*** Opening Information supplied ***

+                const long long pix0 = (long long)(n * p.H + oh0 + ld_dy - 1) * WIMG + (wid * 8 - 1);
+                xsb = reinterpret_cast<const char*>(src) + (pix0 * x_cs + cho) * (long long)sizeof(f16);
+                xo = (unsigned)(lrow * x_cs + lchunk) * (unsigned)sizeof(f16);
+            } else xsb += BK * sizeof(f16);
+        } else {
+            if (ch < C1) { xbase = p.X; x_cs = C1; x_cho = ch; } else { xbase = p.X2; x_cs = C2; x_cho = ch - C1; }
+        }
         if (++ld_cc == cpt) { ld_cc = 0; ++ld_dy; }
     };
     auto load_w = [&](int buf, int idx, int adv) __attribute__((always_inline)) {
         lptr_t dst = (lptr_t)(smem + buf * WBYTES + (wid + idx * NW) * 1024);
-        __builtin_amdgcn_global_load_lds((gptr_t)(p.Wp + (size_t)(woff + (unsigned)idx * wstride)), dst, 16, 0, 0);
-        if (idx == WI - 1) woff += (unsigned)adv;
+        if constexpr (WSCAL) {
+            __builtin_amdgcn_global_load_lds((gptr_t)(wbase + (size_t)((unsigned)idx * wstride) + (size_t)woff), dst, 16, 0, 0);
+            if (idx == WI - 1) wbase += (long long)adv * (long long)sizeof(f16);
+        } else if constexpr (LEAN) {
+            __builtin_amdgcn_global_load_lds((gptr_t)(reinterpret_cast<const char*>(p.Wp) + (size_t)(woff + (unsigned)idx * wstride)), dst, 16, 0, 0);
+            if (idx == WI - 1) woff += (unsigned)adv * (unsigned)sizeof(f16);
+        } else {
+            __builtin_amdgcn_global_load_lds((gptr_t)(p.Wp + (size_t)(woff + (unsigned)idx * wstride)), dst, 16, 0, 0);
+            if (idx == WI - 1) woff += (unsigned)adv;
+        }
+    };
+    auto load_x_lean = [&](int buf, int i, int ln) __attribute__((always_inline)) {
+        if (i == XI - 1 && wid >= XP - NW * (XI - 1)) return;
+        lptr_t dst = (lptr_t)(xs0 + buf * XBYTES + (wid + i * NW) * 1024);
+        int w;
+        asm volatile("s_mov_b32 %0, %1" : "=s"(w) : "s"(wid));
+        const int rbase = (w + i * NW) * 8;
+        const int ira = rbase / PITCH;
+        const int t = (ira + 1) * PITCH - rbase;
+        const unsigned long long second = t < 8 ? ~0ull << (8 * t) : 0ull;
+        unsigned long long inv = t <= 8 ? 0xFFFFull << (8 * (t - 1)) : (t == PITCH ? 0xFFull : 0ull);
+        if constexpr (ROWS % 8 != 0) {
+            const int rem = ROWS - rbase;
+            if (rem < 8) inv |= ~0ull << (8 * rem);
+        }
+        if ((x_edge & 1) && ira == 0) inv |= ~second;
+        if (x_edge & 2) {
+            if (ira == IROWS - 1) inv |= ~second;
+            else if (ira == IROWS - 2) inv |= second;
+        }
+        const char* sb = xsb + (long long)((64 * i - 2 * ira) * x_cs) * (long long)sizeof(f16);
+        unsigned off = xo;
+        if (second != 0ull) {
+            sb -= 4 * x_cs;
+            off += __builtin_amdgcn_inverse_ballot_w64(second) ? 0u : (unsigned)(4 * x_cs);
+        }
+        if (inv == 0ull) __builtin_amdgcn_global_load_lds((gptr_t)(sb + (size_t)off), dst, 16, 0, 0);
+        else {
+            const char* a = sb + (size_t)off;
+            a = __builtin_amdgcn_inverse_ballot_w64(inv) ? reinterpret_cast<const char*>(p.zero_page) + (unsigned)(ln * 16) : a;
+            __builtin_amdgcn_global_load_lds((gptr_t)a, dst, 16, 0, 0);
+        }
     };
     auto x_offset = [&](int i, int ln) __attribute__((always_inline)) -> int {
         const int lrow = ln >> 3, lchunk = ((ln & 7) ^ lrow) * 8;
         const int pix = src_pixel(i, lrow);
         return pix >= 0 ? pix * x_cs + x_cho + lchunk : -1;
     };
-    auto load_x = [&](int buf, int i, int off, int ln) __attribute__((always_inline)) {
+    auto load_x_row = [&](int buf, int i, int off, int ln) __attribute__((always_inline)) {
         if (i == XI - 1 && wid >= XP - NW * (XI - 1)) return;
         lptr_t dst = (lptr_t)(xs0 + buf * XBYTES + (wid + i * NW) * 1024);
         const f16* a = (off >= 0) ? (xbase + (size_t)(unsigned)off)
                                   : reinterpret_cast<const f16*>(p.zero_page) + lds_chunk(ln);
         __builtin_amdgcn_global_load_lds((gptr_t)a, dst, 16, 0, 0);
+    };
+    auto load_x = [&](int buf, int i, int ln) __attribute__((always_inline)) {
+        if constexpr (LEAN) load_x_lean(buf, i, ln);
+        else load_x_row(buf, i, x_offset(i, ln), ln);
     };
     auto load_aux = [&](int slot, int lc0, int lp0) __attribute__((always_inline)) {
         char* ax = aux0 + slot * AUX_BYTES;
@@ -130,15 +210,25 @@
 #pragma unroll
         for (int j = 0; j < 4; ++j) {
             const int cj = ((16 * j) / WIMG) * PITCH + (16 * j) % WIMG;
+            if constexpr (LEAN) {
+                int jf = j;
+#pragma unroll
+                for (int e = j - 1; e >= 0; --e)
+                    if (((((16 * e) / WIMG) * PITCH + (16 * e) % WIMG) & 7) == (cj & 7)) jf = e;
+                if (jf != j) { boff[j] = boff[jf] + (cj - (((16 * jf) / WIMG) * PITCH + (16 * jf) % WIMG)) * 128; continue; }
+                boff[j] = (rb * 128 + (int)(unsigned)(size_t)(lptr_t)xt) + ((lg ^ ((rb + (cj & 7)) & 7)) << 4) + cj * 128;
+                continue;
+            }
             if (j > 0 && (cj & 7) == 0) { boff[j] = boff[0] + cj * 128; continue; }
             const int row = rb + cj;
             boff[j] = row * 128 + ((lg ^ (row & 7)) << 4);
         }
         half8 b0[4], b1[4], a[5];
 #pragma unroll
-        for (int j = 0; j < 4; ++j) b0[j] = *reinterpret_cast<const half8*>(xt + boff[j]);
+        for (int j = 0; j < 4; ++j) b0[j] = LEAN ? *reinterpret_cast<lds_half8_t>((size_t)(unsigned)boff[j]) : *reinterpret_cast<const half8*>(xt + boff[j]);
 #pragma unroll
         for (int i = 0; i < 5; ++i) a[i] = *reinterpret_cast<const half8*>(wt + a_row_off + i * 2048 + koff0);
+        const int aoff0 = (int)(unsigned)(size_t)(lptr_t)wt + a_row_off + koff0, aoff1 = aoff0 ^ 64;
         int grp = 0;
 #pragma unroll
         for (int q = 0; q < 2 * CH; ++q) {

*** Closing Information supplied ***

● **Instructions to follow**
Reproduce the lines of the entries above from the one with "PITCH - rbase;" to the one with "const int pix = src_pixel(i, lrow);", both included, exactly and without any other line.

● **Solved exercise**
+        const int t = (ira + 1) * PITCH - rbase;
+        const unsigned long long second = t < 8 ? ~0ull << (8 * t) : 0ull;
+        unsigned long long inv = t <= 8 ? 0xFFFFull << (8 * (t - 1)) : (t == PITCH ? 0xFFull : 0ull);
+        if constexpr (ROWS % 8 != 0) {
+            const int rem = ROWS - rbase;
+            if (rem < 8) inv |= ~0ull << (8 * rem);
+        }
+        if ((x_edge & 1) && ira == 0) inv |= ~second;
+        if (x_edge & 2) {
+            if (ira == IROWS - 1) inv |= ~second;
+            else if (ira == IROWS - 2) inv |= second;
+        }
+        const char* sb = xsb + (long long)((64 * i - 2 * ira) * x_cs) * (long long)sizeof(f16);
+        unsigned off = xo;
+        if (second != 0ull) {
+            sb -= 4 * x_cs;
+            off += __builtin_amdgcn_inverse_ballot_w64(second) ? 0u : (unsigned)(4 * x_cs);
+        }
+        if (inv == 0ull) __builtin_amdgcn_global_load_lds((gptr_t)(sb + (size_t)off), dst, 16, 0, 0);
+        else {
+            const char* a = sb + (size_t)off;
+            a = __builtin_amdgcn_inverse_ballot_w64(inv) ? reinterpret_cast<const char*>(p.zero_page) + (unsigned)(ln * 16) : a;
+            __builtin_amdgcn_global_load_lds((gptr_t)a, dst, 16, 0, 0);
+        }
     };
     auto x_offset = [&](int i, int ln) __attribute__((always_inline)) -> int {
         const int lrow = ln >> 3, lchunk = ((ln & 7) ^ lrow) * 8;
         const int pix = src_pixel(i, lrow);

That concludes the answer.